アーティスト自身が出品・企画・運営までをトータルで行う新しいスタイルのアートフェアとして、2018年に産声をあげた「ARTISTS’ FAIR KYOTO」。3年目を迎える今年、そのサテライトイベント「ARTISTS’ FAIR KYOTO 2020:BLOWBALL」の新会場の一つとして、GOOD NATURE STATION4階のギャラリースペースで展覧会がスタートしました。関西を拠点に活動を続ける7名の女性アーティストが所属する共同アトリエ「punto」、アーティストユニット「副産物産店」、そして仲地志保美の3組がつくり出す唯一無二の空間、「Wunderkammer(ヴンダーカンマー/驚異の部屋)」についてご紹介していきましょう。

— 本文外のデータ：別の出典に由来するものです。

template <bool PER_TAP, bool CIN8, int MODE, int N, int NCLS>
__global__ void __launch_bounds__(kThreads, 1) conv_tc_halo_kernel(const __grid_constant__ HaloMaps maps, const HaloParams p) {
  extern __shared__ __align__(1024) unsigned char smem_raw[];
  unsigned char* smem = reinterpret_cast<unsigned char*>((reinterpret_cast<uintptr_t>(smem_raw) + 1023) & ~(uintptr_t)1023);
  __shared__ __align__(8) uint64_t bars[2 * kMaxAStages + 2 * kRing + 1];

  const int warp = threadIdx.x >> 5;
  const int lane = threadIdx.x & 31;
  const uint32_t afull0 = smem_u32(&bars[0]), aempty0 = smem_u32(&bars[kMaxAStages]);
  const uint32_t wfull0 = smem_u32(&bars[2 * kMaxAStages]), wempty0 = smem_u32(&bars[2 * kMaxAStages + kRing]);
  const uint32_t wres_bar = smem_u32(&bars[2 * kMaxAStages + 2 * kRing]);
  const int a_stage_bytes = p.a_region_bytes;
  unsigned char* w_ring = smem + (size_t)p.sa * a_stage_bytes;

  if (warp == 0 && lane == 0) {
    for (int i = 0; i < p.nplanes; ++i) asm volatile("prefetch.tensormap [%0];" ::"l"(&maps.m[i]) : "memory");
    for (int s = 0; s < kMaxAStages; ++s) {
      mbar_init(afull0 + 8 * s, 1);
      mbar_init(aempty0 + 8 * s, kConsumerWarps);
    }
    for (int s = 0; s < kRing; ++s) {
      mbar_init(wfull0 + 8 * s, 1);
      mbar_init(wempty0 + 8 * s, kConsumerWarps);
    }
    mbar_init(wres_bar, 1);
    fence_barrier_init();
  }
  __syncthreads();
  const bool timed = p.timing != nullptr;
  pdl_launch_dependents();

  if (warp < 4) {
    asm volatile("setmaxnreg.dec.sync.aligned.u32 40;");
    if (warp != 0 || !elect_one_sync()) return;
    long long w_aempty = 0, w_wempty = 0;
    const long long t_begin = clock64();
    if (p.w_resident) {
      const uint32_t total = (uint32_t)(p.k_chunks * p.w_chunk_bytes);
      mbar_expect_tx(wres_bar, total);
      for (int kc = 0; kc < p.k_chunks; ++kc)
        bulk_load(smem_u32(w_ring + (size_t)kc * p.w_chunk_bytes), p.w + (size_t)kc * p.w_chunk_bytes, (uint32_t)p.w_chunk_bytes, wres_bar);
    }
    uint32_t a_bytes = 0;
    for (int i = 0; i < p.nplanes; ++i) a_bytes += (uint32_t)p.planes[i].bytes;
    int sa = 0, slot = 0;
    uint32_t pa = 0, use = 0;
    pdl_wait();
    for (int item = blockIdx.x; item < p.total_items; item += gridDim.x) {
      const int tile = fast_div(item, p.ksplit, p.mul_ksplit);
      const int kc0 = (item - tile * p.ksplit) * p.kc_split;
      int nt, n, y0, x0;
      halo_decode_tile<PER_TAP>(p, tile, nt, n, y0, x0);
      const unsigned char* wsrc = p.w + ((size_t)nt * p.k_chunks + kc0) * p.w_chunk_bytes;
      for (int kc = kc0; kc < kc0 + p.kc_split; ++kc, wsrc += p.w_chunk_bytes) {
        if (!PER_TAP) {
          wait_t(aempty0 + 8 * sa, pa ^ 1, p.err, w_aempty);
          const uint32_t abase = smem_u32(smem + (size_t)sa * a_stage_bytes);
          mbar_expect_tx(afull0 + 8 * sa, a_bytes);
          for (int i = 0; i < p.nplanes; ++i) {
            const HaloPlane& pl = p.planes[i];
            tma_load_5d(abase + pl.smem_off, &maps.m[i], afull0 + 8 * sa, pl.c_off + kc * 32, x0 + pl.qx_min, pl.ry, y0 + pl.qy_min, n);
          }
          if (++sa == p.sa) { sa = 0; pa ^= 1; }
        }
        for (int t = 0; t < p.nsteps; ++t) {
          if (PER_TAP) {
            wait_t(aempty0 + 8 * sa, pa ^ 1, p.err, w_aempty);
            mbar_expect_tx(afull0 + 8 * sa, 128u * 128u);
            tma_load_5d(smem_u32(smem + (size_t)sa * a_stage_bytes), &maps.m[0], afull0 + 8 * sa, p.tap_c[t] + kc * 32, x0 + p.tap_qx[t],
                        p.tap_ry[t], y0 + p.tap_qy[t], n);
            if (++sa == p.sa) { sa = 0; pa ^= 1; }
          }
          if (!p.w_resident) {
            wait_t(wempty0 + 8 * slot, use ^ 1, p.err, w_wempty);
            const uint32_t bytes = (uint32_t)p.st_wbytes[t];
            mbar_expect_tx(wfull0 + 8 * slot, bytes);
            bulk_load(smem_u32(w_ring + (size_t)slot * p.w_stage_bytes), wsrc + p.st_woff[t], bytes, wfull0 + 8 * slot);
            if (++slot == kRing) { slot = 0; use ^= 1; }
          }
        }
      }
    }
    if (timed) { p.timing[blockIdx.x * 16 + 0] = w_aempty; p.timing[blockIdx.x * 16 + 1] = w_wempty; p.timing[blockIdx.x * 16 + 8] = clock64() - t_begin; }
    return;
  }

  asm volatile("setmaxnreg.inc.sync.aligned.u32 232;");
  const int wg = (warp >> 2) - 1;
  const int wq = warp & 3;
  const int g = lane >> 2, tq = lane & 3;
  const int m0 = 64 * wg + 16 * wq + g;
  int pos_y[2], pos_x[2], pos_n[2];
#pragma unroll
  for (int h = 0; h < 2; ++h) {
    const int m = m0 + 8 * h;
    pos_x[h] = PER_TAP ? (m % p.tw) : (m & 7);
    pos_y[h] = PER_TAP ? ((m / p.tw) % p.th) : (m >> 3);
    pos_n[h] = PER_TAP ? (m / (p.tw * p.th)) : 0;
  }
  const float slope = p.leaky ? 0.1f : 1.0f;
  const uint32_t w_ring_u = smem_u32(w_ring);
  long long w_afull = 0, w_wfull = 0;
  const long long t_begin = clock64();
  int sa = 0, slot = 0, l_res = 0;
  uint32_t pa = 0, use = 0;
  if (p.w_resident) wait_t(wres_bar, 0u, p.err, w_wfull);
  pdl_wait();
  float acc[NCLS][N / 2];
  for (int item = blockIdx.x; item < p.total_items; item += gridDim.x) {
    const int tile = fast_div(item, p.ksplit, p.mul_ksplit);
    const int z = item - tile * p.ksplit;
    int nt, n, y0, x0;
    halo_decode_tile<PER_TAP>(p, tile, nt, n, y0, x0);
#pragma unroll
    for (int k = 0; k < NCLS; ++k)
#pragma unroll
      for (int i = 0; i < N / 2; ++i) acc[k][i] = 0.f;
    l_res = 0;
    for (int kc = 0; kc < p.kc_split; ++kc) {
      uint32_t abase = 0;
      if (!PER_TAP) {
        wait_t(afull0 + 8 * sa, pa, p.err, w_afull);
        abase = smem_u32(smem + (size_t)sa * a_stage_bytes);
      }
      for (int t = 0; t < p.nsteps; ++t) {
        if (PER_TAP) {
          wait_t(afull0 + 8 * sa, pa, p.err, w_afull);
          abase = smem_u32(smem + (size_t)sa * a_stage_bytes);
        }
        float v[2][8];
#pragma unroll
        for (int h = 0; h < 2; ++h) {
          if (CIN8) {
            const int rt = 4 * t + tq;
            const int pi = (rt < p.ntaps_real) ? p.g_plane[rt] : -1;
            float4 a = make_float4(0.f, 0.f, 0.f, 0.f), b = a;
            if (pi >= 0) {
              const HaloPlane& pl = p.planes[pi];
              const uint32_t px = abase + (uint32_t)(pl.smem_off + p.g_aoff[rt] + (pos_y[h] * pl.cols + pos_x[h]) * 32);
              a = lds128(px); b = lds128(px + 16);
            }
            v[h][0] = a.x; v[h][1] = a.y; v[h][2] = a.z; v[h][3] = a.w; v[h][4] = b.x; v[h][5] = b.y; v[h][6] = b.z; v[h][7] = b.w;
          } else {
            uint32_t row;
            if (PER_TAP) {
              row = abase + (uint32_t)((m0 + 8 * h) * 128);
            } else {
              const HaloPlane& pl = p.planes[p.st_plane[t]];
              row = abase + (uint32_t)(pl.smem_off + p.st_aoff[t] + (pos_y[h] * pl.cols + pos_x[h]) * 128);
            }
            const uint32_t phase = (row >> 7) & 7u;
            const float4 a = lds128(row + (((uint32_t)(2 * tq) ^ phase) << 4));
            const float4 b = lds128(row + (((uint32_t)(2 * tq + 1) ^ phase) << 4));
            v[h][0] = a.x; v[h][1] = a.y; v[h][2] = a.z; v[h][3] = a.w; v[h][4] = b.x; v[h][5] = b.y; v[h][6] = b.z; v[h][7] = b.w;
          }
        }
        uint32_t hi[16], lo[16];
#pragma unroll
        for (int j = 0; j < 4; ++j) {
          const float f[4] = {v[0][2 * j], v[1][2 * j], v[0][2 * j + 1], v[1][2 * j + 1]};
#pragma unroll
          for (int e = 0; e < 4; ++e) {
            const uint32_t u = __float_as_uint(f[e]);
            hi[4 * j + e] = (MODE == 2) ? (u & 0xFFFFE000u) : u;
            lo[4 * j + e] = __float_as_uint(f[e] - __uint_as_float(u & 0xFFFFE000u));
          }
        }
        uint32_t wb;
        if (p.w_resident) {
          wb = w_ring_u + (uint32_t)(l_res++) * (uint32_t)p.w_stage_bytes;
        } else {
          wait_t(wfull0 + 8 * slot, use, p.err, w_wfull);
          wb = w_ring_u + (uint32_t)slot * (uint32_t)p.w_stage_bytes;
        }
#pragma unroll
        for (int k = 0; k < NCLS; ++k)
#pragma unroll
          for (int i = 0; i < N / 2; ++i) reg_fence(acc[k][i]);
        wgmma_fence();
        if (NCLS == 1) {
          issue_block<N, MODE>(acc[0], hi, lo, wb);
        } else {
          const uint32_t cm = (uint32_t)p.st_cmask[t];
#pragma unroll
          for (int k = 0; k < NCLS; ++k)
            if (cm & (1u << k)) {
              issue_block<N, MODE>(acc[k], hi, lo, wb);
              wb += (uint32_t)p.cls_bytes;
            }
        }
        wgmma_commit();
        wgmma_wait0();
#pragma unroll
        for (int k = 0; k < NCLS; ++k)
#pragma unroll
          for (int i = 0; i < N / 2; ++i) reg_fence(acc[k][i]);
        __syncwarp();
        if (lane == 0) {
          if (!p.w_resident) mbar_arrive(wempty0 + 8 * slot);
          if (PER_TAP) mbar_arrive(aempty0 + 8 * sa);
        }
        if (!p.w_resident && ++slot == kRing) { slot = 0; use ^= 1; }
        if (PER_TAP && ++sa == p.sa) { sa = 0; pa ^= 1; }
      }
      if (!PER_TAP) {
        __syncwarp();
        if (lane == 0) mbar_arrive(aempty0 + 8 * sa);
        if (++sa == p.sa) { sa = 0; pa ^= 1; }
      }
    }
    float* tile_out = p.out + (size_t)z * p.part_stride + ((size_t)(n * p.Hfull + y0 * p.osy) * p.Wfull + x0 * p.osx) * p.out_pitch;
    const int cbase = nt * N;
#pragma unroll
    for (int k = 0; k < NCLS; ++k) {
      if (k >= p.nclass) break;
      float* cls_out = tile_out + (size_t)(p.cls_ooy[k] * p.Wfull + p.cls_oox[k]) * p.out_pitch;
#pragma unroll
      for (int h = 0; h < 2; ++h) {
        if (y0 + pos_y[h] >= p.Ho || x0 + pos_x[h] >= p.Wo || n + pos_n[h] >= p.B) continue;
        float* orow = cls_out + ((size_t)(pos_n[h] * p.Hfull + pos_y[h] * p.osy) * p.Wfull + pos_x[h] * p.osx) * p.out_pitch;
#pragma unroll
        for (int i = 0; i < N / 8; ++i) {
          const int col = cbase + 8 * i + 2 * tq;
          if (col >= p.Cout) continue;
          const float2 b = p.bias ? __ldg(reinterpret_cast<const float2*>(p.bias + col)) : make_float2(0.f, 0.f);
          float2 o;
          o.x = acc[k][4 * i + 2 * h] + b.x;
          o.y = acc[k][4 * i + 2 * h + 1] + b.y;
          o.x = fmaxf(slope * o.x, o.x); o.y = fmaxf(slope * o.y, o.y);
          *reinterpret_cast<float2*>(orow + col) = o;
        }
      }
    }
  }
  if (timed && threadIdx.x == 128) { p.timing[blockIdx.x * 16 + 6] = w_afull; p.timing[blockIdx.x * 16 + 3] = w_wfull; p.timing[blockIdx.x * 16 + 9] = clock64() - t_begin; }
}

「アートを買う文化」を醸成し、アーティストの活躍の場を広げる
2018年から始まった「ARTISTS’ FAIR KYOTO」は、日本のアートシーンをさらに活性化させたいと立ち上がりました。国内外で活躍する旬なアーティストの作品を展示するだけにとどまらず、そのアーティストたちがネクストシーンを牽引する注目の新進若手アーティストをピックアップし、ともに作品を展示・販売するというのが、他のアートフェアにはない特徴です。京都で重要文化財となっている近代建築や、街中に残る工場跡を舞台に、有名アーティストと若手のアーティストが一斉に作品を展示するというのが、このアートフェアの面白い試みであり、「作品の面白さ」ですべてのアーティストが勝負するその熱気も見どころです。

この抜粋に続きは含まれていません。